Today, I am hosting#FWF writing prompt over on Kellie Elmores website. I brought my shoe book along to help inspire. I thought I would keep going and add mine her.
To Dance in Heels
I joke I found my feminine side at the age of thirty. I began learning how to put on make-up, and get all dolled up for an evening. In no time at all, I came to realize I loved shoes, especially the feeling of dancing in heels. Some people might have thought I drank some funky drink or motherhood had put a spell on me transforming the woman they knew suddenly overnight. A woman they last remembered as a shoeless, nonchalant dresser strolling up to them outside the coffee house wearing Nine West pumps, a pretty dress, and a splash of lipstick.
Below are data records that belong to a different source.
 template <typename HT>
+__global__ __launch_bounds__(256, 4) void attn40_kernel(const AttnParams p) {
+    GMD_WG_TRACE_SCOPE(WGK_ATTN40);
+    constexpr int D = 40, DK = 3, DT = 2, NST = 3;
+    constexpr int KROWB = 2 * D;
+    constexpr int kVOff = KV * KROWB;
+    constexpr int kVPiece = 1152;
+    constexpr int kComb = kVOff + 4 * kVPiece + 1024;
+    constexpr int kLagOff = kComb + 16;
+    constexpr int kStage = 11776;
+    static_assert((kComb - kVOff - 4 * kVPiece) % 256 == 0, "the comb shares the bank pattern of the d = 32..39 piece");
+    static_assert(kComb + 3 * 256 + 128 + 16 <= kStage && kStage % 256 == 0, "stage layout");
+    constexpr float kLagMax = std::is_same<HT, f16_t>::value ? 14.0f : 20.0f;
+    extern __shared__ __attribute__((aligned(16))) unsigned char smem[];
+
+    const int tid = threadIdx.x, lane = tid & 63, wid = tid >> 6;
+    const int wuni = __builtin_amdgcn_readfirstlane(wid);
+    const int r = lane & 31, hh = lane >> 5;
+    int qb, head, b;
+    {
+        const int nwg = gridDim.x, id = blockIdx.x;
+        const int qq = nwg >> 3, rr = nwg & 7, xcd = id & 7, j = id >> 3;
+        const int L = (xcd < rr ? xcd * (qq + 1) : rr * (qq + 1) + (xcd - rr) * qq) + j;
+        const int nqb = (p.Nq + 127) / 128;
+        qb = L % nqb;
+        const int t = L / nqb;
+        head = t % p.H;
+        b = t / p.H;
+    }
+    const int q = qb * 128 + wid * 32 + r;
+    const bool qvalid = q < p.Nq;
+    const bf16_t* Qb = p.Q + (int64_t)b * p.sQ + (int64_t)head * D;
+    const bf16_t* Kb = p.K + (int64_t)b * p.sK + (int64_t)head * D;
+    const bf16_t* Vb = p.Vt + (int64_t)b * p.sVt + (int64_t)head * D * p.ldvt;
+
+    if (tid < NST * 9) {
+        const int st = tid / 9, e = tid - st * 9;
+        unsigned char* base = smem + st * kStage;
+        const unsigned one2 = Half<HT>::kOne | (Half<HT>::kOne << 16);
+        if (e < 8) *reinterpret_cast<uint4*>(base + kComb + (e >> 1) * 256 + (e & 1) * 128) = make_uint4(one2, one2, one2, one2);
+        else *reinterpret_cast<uint4*>(base + kLagOff) = make_uint4(Half<HT>::kOne, 0, 0, 0);
+    }
+
+    uint4 qf[DK];
+#pragma unroll
+    for (int s = 0; s < DK; ++s) {
+        const int d0 = 16 * s + 8 * hh;
+        uint4 v = make_uint4(0, 0, 0, 0);
+        if (qvalid && d0 + 8 <= D) v = *reinterpret_cast<const uint4*>(Qb + (int64_t)q * p.ldq + d0);
+        unsigned w[4] = {v.x, v.y, v.z, v.w};
+#pragma unroll
+        for (int j = 0; j < 4; ++j) {
+            float lo, hi;
+            Half<HT>::unpack2(w[j], lo, hi);
+            w[j] = Half<HT>::pack2(lo * p.scale_log2, hi * p.scale_log2);
+        }
+        qf[s] = make_uint4(w[0], w[1], w[2], w[3]);
+    }
+    f32x16 ot[DT];
+#pragma unroll
+    for (int t = 0; t < DT; ++t)
+#pragma unroll
+        for (int i = 0; i < 16; ++i) ot[t][i] = 0.f;
+    float m_run = 0.f;
+    int lag_max = 0;
+    const unsigned stab_sel = hh ? 0x0c0c0706u : 0x03020100u;
+    auto stabiliser_bits = [&](float t) { return Half<HT>::pack2(t, -t); };
+    auto low_half = [&](unsigned bits) { float lo, hi; Half<HT>::unpack2(bits, lo, hi); return lo; };
+    auto set_stabiliser = [&](unsigned bits) {
+        m_run = low_half(bits);
+        qf[2].x = __builtin_amdgcn_perm(bits, qf[2].x, stab_sel);
+    };
+
+    const int kr = (r & ~12) | ((r & 4) << 1) | ((r & 8) >> 1);
+    const int kb = kr * KROWB + hh * 16;
+    const int kl0 = hh ? kLagOff : kr * KROWB + 64;
+    const int kl1 = hh ? kLagOff : (32 + kr) * KROWB + 64;
+    const int vb0 = kVOff + (r >> 3) * kVPiece + (8 * hh + (r & 7)) * 16;
+    const int vb1 = r < 8 ? kVOff + 4 * kVPiece + (8 * hh + r) * 16 : kComb + (hh ? 0 : 128);
+
+    constexpr int kPiecesW01 = 3, kPiecesW23 = 2;
+    static_assert((2 * kPiecesW01 + 2 * kPiecesW23) * 64 == KV * (D / 8) + D * (KV / 8), "every 16-byte chunk of a K / V^T tile is one lane of one piece");
+    const unsigned lds_base = __builtin_amdgcn_readfirstlane((unsigned)(size_t)(__attribute__((address_space(3))) void*)smem);
+    u32x4 dK, dV;
+    {
+        const uint64_t bk = (uint64_t)Kb, bv = (uint64_t)Vb;
+        const unsigned kbytes = (unsigned)((((int64_t)p.Nk - 1) * p.ldk + D) * 2);
+        const unsigned vbytes = (unsigned)((((int64_t)D - 1) * p.ldvt + (p.Nk + 7) / 8 * 8) * 2);
+        dK = u32x4{(unsigned)__builtin_amdgcn_readfirstlane((unsigned)bk), (unsigned)__builtin_amdgcn_readfirstlane((unsigned)(bk >> 32) & 0xffffu),
+                   (unsigned)__builtin_amdgcn_readfirstlane(kbytes), 0x00020000u};
+        dV = u32x4{(unsigned)__builtin_amdgcn_readfirstlane((unsigned)bv), (unsigned)__builtin_amdgcn_readfirstlane((unsigned)(bv >> 32) & 0xffffu),
+                   (unsigned)__builtin_amdgcn_readfirstlane(vbytes), 0x00020000u};
+    }
+    auto k_src = [&](int g) { const int key = g / 5, c = g - key * 5; return (unsigned)(key * (int)p.ldk + c * 8) * 2u; };
+    auto v_src = [&](int i, int l) { return (unsigned)((8 * i + (l & 7)) * (int)p.ldvt + (l >> 3) * 8) * 2u; };
+    const unsigned off0 = k_src(tid);
+    const unsigned off1 = wuni == 0 ? k_src(tid + 256) : v_src(wuni - 1, lane);
+    const unsigned off2 = v_src(3 + (wuni & 1), lane);
+    const unsigned dst0 = (unsigned)wuni * 1024u;
+    const unsigned dst1 = wuni == 0 ? 4096u : (unsigned)(kVOff + (wuni - 1) * kVPiece);
+    const unsigned dst2 = (unsigned)(kVOff + (3 + (wuni & 1)) * kVPiece);
+    auto dma16 = [&](const u32x4& desc, unsigned lds_addr, unsigned voff, unsigned soff) {
+#pragma clang diagnostic push
+#pragma clang diagnostic ignored "-Winline-asm"
+        asm volatile("s_mov_b32 m0, %1\n\ts_nop 0\n\tbuffer_load_dwordx4 %0, %2, %3 offen lds"
+                     :
+                     : "v"(voff), "s"(lds_addr), "s"(desc), "s"(soff)
+                     : "memory", "m0");
+#pragma clang diagnostic pop
+    };
+    const int ntiles = (p.Nk + KV - 1) / KV;
+    auto pieces = [&](unsigned sb, unsigned a0, unsigned a1, unsigned a2, unsigned ks_off, unsigned vs_off) {
+        dma16(dK, sb + dst0, a0, ks_off);
+        if (wuni == 0) dma16(dK, sb + dst1, a1, ks_off);
+        else dma16(dV, sb + dst1, a1, vs_off);
+        if (wuni < 2) dma16(dV, sb + dst2, a2, vs_off);
+    };
+    auto issue = [&](int kt, int stage) {
+        const int k0 = kt * KV;
+        const unsigned ks_off = (unsigned)k0 * (unsigned)p.ldk * 2u, vs_off = (unsigned)k0 * 2u;
+        const unsigned sb = lds_base + (unsigned)stage * kStage;
+        if (k0 + KV <= p.Nk) pieces(sb, off0, off1, off2, ks_off, vs_off);
+        else
+            pieces(sb, off0 + ks_off, off1 + (wuni == 0 ? ks_off : vs_off), off2 + vs_off, 0u, 0u);
+    };
+    auto wait_tile = [&](bool more) {
+        if (!more) attn_wait_vmcnt<0>();
+        else if (wuni < 2) attn_wait_vmcnt<kPiecesW01>();
+        else attn_wait_vmcnt<kPiecesW23>();
+    };
+    auto first_product = [&](const unsigned char* Sb, int t) {
+        f32x16 acc;
+#pragma unroll
+        for (int i = 0; i < 16; ++i) acc[i] = 0.f;
+#pragma unroll
+        for (int s = 0; s < 2; ++s)
+            acc = Half<HT>::mfma32(*reinterpret_cast<const uint4*>(Sb + kb + t * (32 * KROWB) + 32 * s), qf[s], acc);
+        return Half<HT>::mfma32(*reinterpret_cast<const uint4*>(Sb + (t ? kl1 : kl0)), qf[2], acc);
+    };
+    auto max_nonneg = [](float a, float b) { return __int_as_float(max(__float_as_int(a), __float_as_int(b))); };
+
+    auto tile = [&](const int kt, auto stage_c, auto lag_c, auto steady_c) {
+        constexpr bool LAG = decltype(lag_c)::value;
+        constexpr int STAGE = decltype(stage_c)::value;
+        constexpr bool STEADY = decltype(steady_c)::value;
+        const int k0 = kt * KV;
+        if constexpr (STEADY) wait_tile(true);
+        else wait_tile(kt + 1 < ntiles);
+        __syncthreads();
+        const unsigned char* Sb = smem + STAGE * kStage;
+        const bool partial = !STEADY && k0 + KV > p.Nk;
+        if (partial) {
+            for (int id = tid; id < D * 8; id += 256) {
+                const int c = (id & 63) >> 3;
+                const int nv = p.Nk - (k0 + c * 8);
+                if (nv < 8) {
+                    uint4* cell = reinterpret_cast<uint4*>(smem + STAGE * kStage + kVOff + (id >> 6) * kVPiece + (id & 63) * 16);
+                    const uint4 x = *cell;
+                    unsigned w[4] = {x.x, x.y, x.z, x.w};
+#pragma unroll
+                    for (int e = 0; e < 4; ++e) {
+                        if (2 * e >= nv) w[e] = 0;
+                        else if (2 * e + 1 >= nv) w[e] &= 0xffffu;
+                    }
+                    *cell = make_uint4(w[0], w[1], w[2], w[3]);
+                }
+            }
+            __syncthreads();
+        }
+        if (STEADY || kt + 2 < ntiles) issue(kt + 2, (STAGE + 2) % NST);
+
+        f32x16 st[2];
+#pragma unroll
+        for (int t = 0; t < 2; ++t) st[t] = first_product(Sb, t);
+        if (partial) {
+#pragma unroll
+            for (int t = 0; t < 2; ++t)
+#pragma unroll
+                for (int i = 0; i < 16; ++i) {
+                    const int key = k0 + 32 * t + 16 * (i >> 3) + 8 * hh + (i & 7);
+                    if (key >= p.Nk) st[t][i] = kNegBig;
+                }
+        }
+        uint4 pf[4];
+        if constexpr (LAG) {
+            float mx = 0.f;
+#pragma unroll
+            for (int i = 0; i < 16; ++i) mx = fmaxf(fmaxf(mx, st[0][i]), st[1][i]);
+            {
+                const auto sw = __builtin_amdgcn_permlane32_swap(__float_as_uint(mx), __float_as_uint(mx), false, false);
+                mx = max_nonneg(__uint_as_float(sw[0]), __uint_as_float(sw[1]));
+            }
+            lag_max = max(lag_max, __float_as_int(mx));
+#pragma unroll
+            for (int t = 0; t < 2; ++t)
+#pragma unroll
+                for (int i = 0; i < 16; ++i) st[t][i] = __builtin_amdgcn_exp2f(st[t][i]);
+#pragma unroll
+            for (int t = 0; t < 2; ++t)
+#pragma unroll
+                for (int s = 0; s < 2; ++s)
+                    pf[2 * t + s] = make_uint4(Half<HT>::pack2(st[t][8 * s + 0], st[t][8 * s + 1]), Half<HT>::pack2(st[t][8 * s + 2], st[t][8 * s + 3]),
+                                               Half<HT>::pack2(st[t][8 * s + 4], st[t][8 * s + 5]), Half<HT>::pack2(st[t][8 * s + 6], st[t][8 * s + 7]));
+            const unsigned bits = stabiliser_bits(m_run + mx);
+            const float m_new = low_half(bits);
+#pragma unroll
+            for (int ks = 0; ks < 4; ++ks) {
+                ot[0] = Half<HT>::mfma32(*reinterpret_cast<const uint4*>(Sb + vb0 + 256 * ks), pf[ks], ot[0]);
+                ot[1] = Half<HT>::mfma32(*reinterpret_cast<const uint4*>(Sb + vb1 + 256 * ks), pf[ks], ot[1]);
+            }
+            if (!__all(m_new == m_run)) {
+                const float alpha = __builtin_amdgcn_exp2f(m_run - m_new);
+#pragma unroll
+                for (int t = 0; t < DT; ++t)
+#pragma unroll
+                    for (int i = 0; i < 16; ++i) ot[t][i] *= alpha;
+                set_stabiliser(bits);
+            }
+        } else {
+            float mx = fmaxf(st[0][0], st[1][0]);
+#pragma unroll
+            for (int i = 1; i < 16; ++i) mx = fmaxf(fmaxf(mx, st[0][i]), st[1][i]);
+            mx = half_swap_max(mx);
+            const float m_new = fmaxf(m_run, mx);
+            const float alpha = __builtin_amdgcn_exp2f(m_run - m_new);
+            m_run = m_new;
+#pragma unroll
+            for (int t = 0; t < 2; ++t)
+#pragma unroll
+                for (int i = 0; i < 16; ++i) st[t][i] = __builtin_amdgcn_exp2f(st[t][i] - m_new);
+            if (!__all(alpha == 1.0f)) {
+#pragma unroll
+                for (int t = 0; t < DT; ++t)
+#pragma unroll
+                    for (int i = 0; i < 16; ++i) ot[t][i] *= alpha;
+            }
+#pragma unroll
+            for (int t = 0; t < 2; ++t)
+#pragma unroll
+                for (int s = 0; s < 2; ++s)
+                    pf[2 * t + s] = make_uint4(Half<HT>::pack2(st[t][8 * s + 0], st[t][8 * s + 1]), Half<HT>::pack2(st[t][8 * s + 2], st[t][8 * s + 3]),
+                                               Half<HT>::pack2(st[t][8 * s + 4], st[t][8 * s + 5]), Half<HT>::pack2(st[t][8 * s + 6], st[t][8 * s + 7]));
+#pragma unroll
+            for (int ks = 0; ks < 4; ++ks) {
+                ot[0] = Half<HT>::mfma32(*reinterpret_cast<const uint4*>(Sb + vb0 + 256 * ks), pf[ks], ot[0]);
+                ot[1] = Half<HT>::mfma32(*reinterpret_cast<const uint4*>(Sb + vb1 + 256 * ks), pf[ks], ot[1]);
+            }
+        }
+    };
+    auto run = [&](auto lag_c) {
+        constexpr bool LAG = decltype(lag_c)::value;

I believe it was simply my time to bloom.
I had three years of enjoying the feeling of walking down the street wearing heels before my life dramatically changed physically. I reached a point with my disease and I became disabled from the progression of Multiple Sclerosis. My balance and leg strength had worsened and I had to start walking with a cane. Wearing heels occasionally turned into a pleasure of my past and a goal to be reached with patience and hard work. Once, I told my physical therapist that wearing heels is one of my personal goals. She looked at me shaking her head not agreeing with my choice at all. I keep that goal to myself now and I tell her my other goal of dancing.